Yeah that's about what I was saying to myself as I sat on that hillside before I flubbed the shot. IDIOT! :eyeroll: :******:


----------



## nosib (Dec 4, 2008)

you have many years left. i am not going to say that you will see another but if you do get another i know you will have more knowledge for it.


----------



## JuvyPimp (Mar 1, 2005)

My AR is a .204 with a 24" full bull on it. Two stage Rock River trigger and on a bipod. I can be very accurate with it. Longest kill with it is 428 yards stoned dead one shot (taking my time). I set my AR up to perform like a bolt. I will agree not the same but CLOSE to performing the same.

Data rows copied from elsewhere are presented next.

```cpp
extern "C" int tdn_wgrad_group(const tdn_wgrad_item* items, int n, void* workspace, int64_t workspace_bytes,
                               int dtype, void* stream_) {
  TDN_CHECK(dtype == TDN_BF16 || dtype == TDN_F16, "dtype %d is neither TDN_BF16 nor TDN_F16", dtype);
  hipStream_t stream = (hipStream_t)stream_;
  std::vector<ItemPlan> plans;
  int64_t fl = 0;
  if (plan_group(items, n, plans, &fl)) return -1;
  TDN_CHECK(workspace != nullptr && workspace_bytes >= fl * 4, "wgrad workspace too small: %lld < %lld",
            (long long)workspace_bytes, (long long)(fl * 4));
  TDN_CHECK(((uintptr_t)workspace & 15) == 0, "wgrad workspace must be 16-byte aligned");
  float* ws = (float*)workspace;
  std::vector<std::vector<int>> lists;
  launch_lists(plans, lists);
  for (const std::vector<int>& L : lists) {
    WgGroup grp;
    memset(&grp, 0, sizeof(grp));
    grp.nitems = (int)L.size();
    grp.reserved = env_int("TDN_WGRAD9_STAGGER", 1);
    int blk = 0;
    for (int j = 0; j < WG_MAXI + 2; ++j) grp.blk_start[j] = INT_MAX;
    for (int j = 0; j < (int)L.size(); ++j) {
      const int i = L[j];
      grp.blk_start[j] = blk;
      fill_item(grp.it[j], items[i], plans[i], ws);
      blk += plans[i].blocks;
    }
    const ItemPlan& g0 = plans[L[0]];
    int rc;
    if (g0.variant == 2) rc = dtype == TDN_F16 ? launch_t9<true, 2>(grp, blk, stream) : launch_t9<false, 2>(grp, blk, stream);
    else if (g0.variant) rc = dtype == TDN_F16 ? launch_t9<true, 4>(grp, blk, stream) : launch_t9<false, 4>(grp, blk, stream);
    else rc = dtype == TDN_F16 ? launch_tap<true>(g0.shape, grp, blk, stream) : launch_tap<false>(g0.shape, grp, blk, stream);
    if (rc) return rc;
  }
  for (int base = 0; base < n; base += FIN_MAXI) {
    FinGroup fg;
    memset(&fg, 0, sizeof(fg));
    const int cnt = (n - base < FIN_MAXI) ? n - base : FIN_MAXI;
    fg.nitems = cnt;
    for (int j = 0; j < FIN_MAXI + 2; ++j) fg.blk_start[j] = INT_MAX;
    int blk = 0;
    for (int j = 0; j < cnt; ++j) {
      const tdn_wgrad_item& it = items[base + j];
      const ItemPlan& g = plans[base + j];
      FinItem& f = fg.it[j];
      fg.blk_start[j] = blk;
      f.slab = g.direct ? nullptr : ws + g.off_out;
      f.colsum = ws + g.off_colsum;
      f.dotpart = g.ndot ? ws + g.off_dot : nullptr;
      f.w_fwd = (const bf16_t*)it.w_fwd;
      f.scale = it.scale; f.mean = it.mean; f.invstd = it.invstd;
      f.dw = it.dw; f.dgamma = it.dgamma; f.dbeta = it.dbeta; f.beta = it.beta;
      f.splitk = g.splitk; f.Cout = g.Cout; f.Ktot = g.Ktot; f.map_mode = g.map_mode; f.ndot = g.ndot;
      int k4p = 1;
      while (k4p < (g.Ktot >> 2) && k4p < 256) k4p <<= 1;
      f.K4P = k4p;
      blk += g.direct ? ceil_div(g.Cout, 256) : g.Cout;
    }
    if (dtype == TDN_F16)
      TDN_LAUNCH(wgrad_finalize_group_kernel<true>, dim3(blk), dim3(256), 0, stream, fg);
// ... 85 lines not shown
```

Measured before the change: 533.0 images/sec.

## Add XCD-aware block-to-work mapping for grouped wgrad launches

Replaces the linear blk_start block-to-item mapping in the grouped weight-gradient kernels with a per-XCD (bid&7) start table. An optional balancing mode groups items that share an input or gradient tensor onto the same XCD rotation and picks rotations to even out modeled load. It also caches environment knobs and adds a map-inspection API. The XCD mapping is off by default (TDN_WGRAD_MAP=0), so the default path only changes the indexing scheme, which now does more per-block work to locate its item.

```diff
diff --git a/include/tdn.h b/include/tdn.h
--- a/include/tdn.h
+++ b/include/tdn.h
@@ -86,6 +86,7 @@
 int tdn_wgrad_group(const tdn_wgrad_item* items, int n, void* workspace, int64_t workspace_bytes, int dtype,
                     void* stream);
 int tdn_wgrad_group_plan(const tdn_wgrad_item* items, int n, int dtype, int32_t* per_item, int32_t* totals);
+int tdn_wgrad_group_map(const tdn_wgrad_item* items, int n, int dtype, int launch, int32_t* rows, int cap_rows);
 
 typedef struct tdn_prep_item {
   const float* w;
diff --git a/torch_detection_amd/_lib.py b/torch_detection_amd/_lib.py
--- a/torch_detection_amd/_lib.py
+++ b/torch_detection_amd/_lib.py
@@ -160,6 +160,7 @@
     "tdn_wgrad_group": (c_int, [_WI, c_int, c_void_p, c_i64, c_int, c_void_p]),
     "tdn_wgrad_group_plan": (c_int, [_WI, c_int, c_int, ctypes.POINTER(ctypes.c_int32),
                                      ctypes.POINTER(ctypes.c_int32)]),
+    "tdn_wgrad_group_map": (c_int, [_WI, c_int, c_int, c_int, ctypes.POINTER(ctypes.c_int32), c_int]),
     "tdn_stage_image": (c_int, [c_void_p, c_i64, c_i64, c_i64, c_i64, c_int, c_int, c_int, c_void_p, c_int,
                                 c_void_p]),
     "tdn_stem_conv_fwd": (c_int, [c_void_p] * 3 + [c_int] * 4 + [_EP, c_int, c_void_p]),
diff --git a/torch_detection_amd/csrc/conv_wgrad.hip b/torch_detection_amd/csrc/conv_wgrad.hip
--- a/torch_detection_amd/csrc/conv_wgrad.hip
+++ b/torch_detection_amd/csrc/conv_wgrad.hip
@@ -33,7 +33,8 @@
 
 struct WgGroup {
   int nitems, reserved;
-  int blk_start[WG_MAXI + 2];
+  int base[WG_MAXI + 1];
+  unsigned off2[WG_MAXI + 1][4];
   WgItem it[WG_MAXI];
 };
 static_assert(sizeof(WgGroup) <= 4096, "kernel-argument block too large");
@@ -46,20 +47,38 @@
   dw = kw * dil - pad;
 }
 
-__device__ __forceinline__ bool wg_work(int bid, int splitk, int ntiles, int& split, int& tile) {
-  if (splitk >= 8) {
-    const int xj = bid >> 3;
-    split = (bid & 7) + 8 * (xj / ntiles);
-    tile = xj - (xj / ntiles) * ntiles;
+__host__ __device__ __forceinline__ int wg_start(const WgGroup& grp, int i, int x) {
+  return grp.base[i] + (int)((grp.off2[i][x >> 1] >> ((x & 1) * 16)) & 0xffffu);
+}
+__host__ __device__ __forceinline__ bool wg_locate(const WgGroup& grp, int bid, int& idx, int& split, int& tile) {
+  const int x = bid & 7, j = bid >> 3;
+  int st = wg_start(grp, 0, x);
+  idx = 0;
+#pragma unroll
+  for (int i = 1; i <= WG_MAXI; ++i) {
+    const int s = wg_start(grp, i, x);
+    const bool hit = j >= s;
+    idx += hit ? 1 : 0;
+    st = hit ? s : st;
+  }
+  if (idx >= grp.nitems) return false;
+  const WgItem& p = grp.it[idx];
+  const int ntiles = p.tiles_co * p.tiles_k;
+  const int l = j - st;
+  if (p.reserved & 0x100) {
+    const int lb = l * 8 + x;
+    split = lb / ntiles;
+    tile = lb - split * ntiles;
   } else {
-    split = bid / ntiles;
-    tile = bid - split * ntiles;
-  }
-  return split < splitk;
-}
-static int wg_blocks(int splitk, int ntiles) {
-  const int slots = splitk >= 8 ? 8 * ((splitk + 7) / 8) : splitk;
-  return (slots * ntiles + 7) & ~7;
+    const int lc = (p.reserved >> 4) & 3;
+    const int tpc = (ntiles + (1 << lc) - 1) >> lc;
+    const int u = l / tpc;
+    const int vs = ((x - p.reserved) & 7) + 8 * u;
+    split = vs >> lc;
+    tile = (vs & ((1 << lc) - 1)) * tpc + (l - u * tpc);
+    if (tile >= ntiles) return false;
+  }
+  return split < p.splitk;
 }
 
 template <int RB>
@@ -115,13 +134,9 @@
   const int lane = tid & 63;
   const int wave = __builtin_amdgcn_readfirstlane(tid >> 6);
 
-  int idx = 0;
-#pragma unroll
-  for (int i = 1; i < WG_MAXI; ++i) idx += ((int)blockIdx.x >= grp.blk_start[i]) ? 1 : 0;
+  int idx, split, tile;
+  if (!wg_locate(grp, (int)blockIdx.x, idx, split, tile)) return;
   const WgItem& p = grp.it[idx];
-  const int ntiles = p.tiles_co * p.tiles_k;
-  int split, tile;
-  if (!wg_work((int)blockIdx.x - grp.blk_start[idx], p.splitk, ntiles, split, tile)) return;
   WG_STAMP(0, __builtin_readcyclecounter());
   WG_STAMP(4, __builtin_amdgcn_s_memrealtime());
   const int tile_co = tile % p.tiles_co, tile_k = tile / p.tiles_co;
@@ -345,13 +360,9 @@
   const int lane = tid & 63;
   const int wave = __builtin_amdgcn_readfirstlane(tid >> 6);
 
-  int idx = 0;
-#pragma unroll
-  for (int i = 1; i < WG_MAXI; ++i) idx += ((int)blockIdx.x >= grp.blk_start[i]) ? 1 : 0;
+  int idx, split, tile;
+  if (!wg_locate(grp, (int)blockIdx.x, idx, split, tile)) return;
   const WgItem& p = grp.it[idx];
-  const int ntiles = p.tiles_co * p.tiles_k;
-  int split, tile;
-  if (!wg_work((int)blockIdx.x - grp.blk_start[idx], p.splitk, ntiles, split, tile)) return;
   const int tile_co = tile % p.tiles_co, tile_ci = tile / p.tiles_co;
   const int co0 = tile_co * BMW, ci0 = tile_ci * BNW;
   const int m_begin = split * p.Mchunk;
@@ -733,6 +744,39 @@
 static int env_int(const char* name, int dflt) {
   const char* e = getenv(name);
   return (e && *e) ? atoi(e) : dflt;
+}
+
+struct WgKnobs {
+  int t9_mode, t9_64, shape_env, s256, s128, s64, s256f, uniform, tmin_tap, tmin_t9, direct_ok, dmin, dmax, fixed_t;
+  int stagger;
+  int xcd_map;
+};
+extern char** environ;
+static WgKnobs wg_knobs() {
+  static std::mutex mu;
+  static uint64_t seen = 0;
+  static bool valid = false;
+  static WgKnobs k;
+  uint64_t h = 1469598103934665603ull;
+  for (char** e = environ; e && *e; ++e) h = (h ^ (uint64_t)(uintptr_t)*e) * 1099511628211ull;
+  std::lock_guard<std::mutex> lock(mu);
+  if (!valid || h != seen) {
+    k.t9_mode = env_int("TDN_WGRAD9", 1);
+    k.t9_64 = env_int("TDN_WGRAD9_64", 1);
+    k.shape_env = env_int("TDN_WGRAD_SHAPE", -1);
+    k.s256 = env_int("TDN_WGRAD_S256", 8); k.s128 = env_int("TDN_WGRAD_S128", 4); k.s64 = env_int("TDN_WGRAD_S64", 2);
+    k.s256f = env_int("TDN_WGRAD_S256F", 5);
+    k.uniform = env_int("TDN_WGRAD_UNIFORM", 0);
+    k.tmin_tap = env_int("TDN_WGRAD_TMIN", 24); k.tmin_t9 = env_int("TDN_WGRAD9_TMIN", 32);
+    k.direct_ok = env_int("TDN_WGRAD_DIRECT", 1);
+    k.dmin = env_int("TDN_WGRAD_DMIN", 40000); k.dmax = env_int("TDN_WGRAD_DMAX", 400000);
+    k.fixed_t = env_int("TDN_WGRAD_T", 0);
+    k.stagger = env_int("TDN_WGRAD9_STAGGER", 1);
+    k.xcd_map = env_int("TDN_WGRAD_MAP", 0);
+    seen = h;
+    valid = true;
+  }
+  return k;
 }
 
 struct TapShape { int bmw, bnw, wm, wn, nst, per_cu, step_clk; };
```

Fallguy, for doubles and triples that come in separate like that hell you could use a single shot. Congrats on your triple though :beer: . Still have not popped my cherry on that one. Just doubles. Its the two or three that come in at once that I love my AR for. Running shots are a ton easier (not only cause the semi but because 204 has no kick) because you can stay in the scope and never have to acquire the target again.

I think to many guys picture a guy poping up with his AR on a coyote or coyotes coming in and just emptying a clip on em. Thats not how it works with me. My AR is my sniper rifle that happens to be a semi. Thats why its my best option for contests. :beer:


----------



## kdog (Mar 13, 2007)

I'll second everything that Jaybic said. A military sniper, shooting at long range, isn't necessarily worried about a follow up shot - or quick second shot. The military guy standing there with 3,4 or 5 bad guys (Frenchman) coming at him would more than likely take out more bad guys with the semi-auto, and be damned glad he was packin' it.....


----------



## Fallguy (Jan 23, 2004)

nosib said:


> you have many years left. i am not going to say that you will see another but if you do get another i know you will have more knowledge for it.


I know I have a lot of years left. I am in my 4th year of predator calling, and I'm not even 30 yet. I will hunt them till i die. I sure hope that is a long time.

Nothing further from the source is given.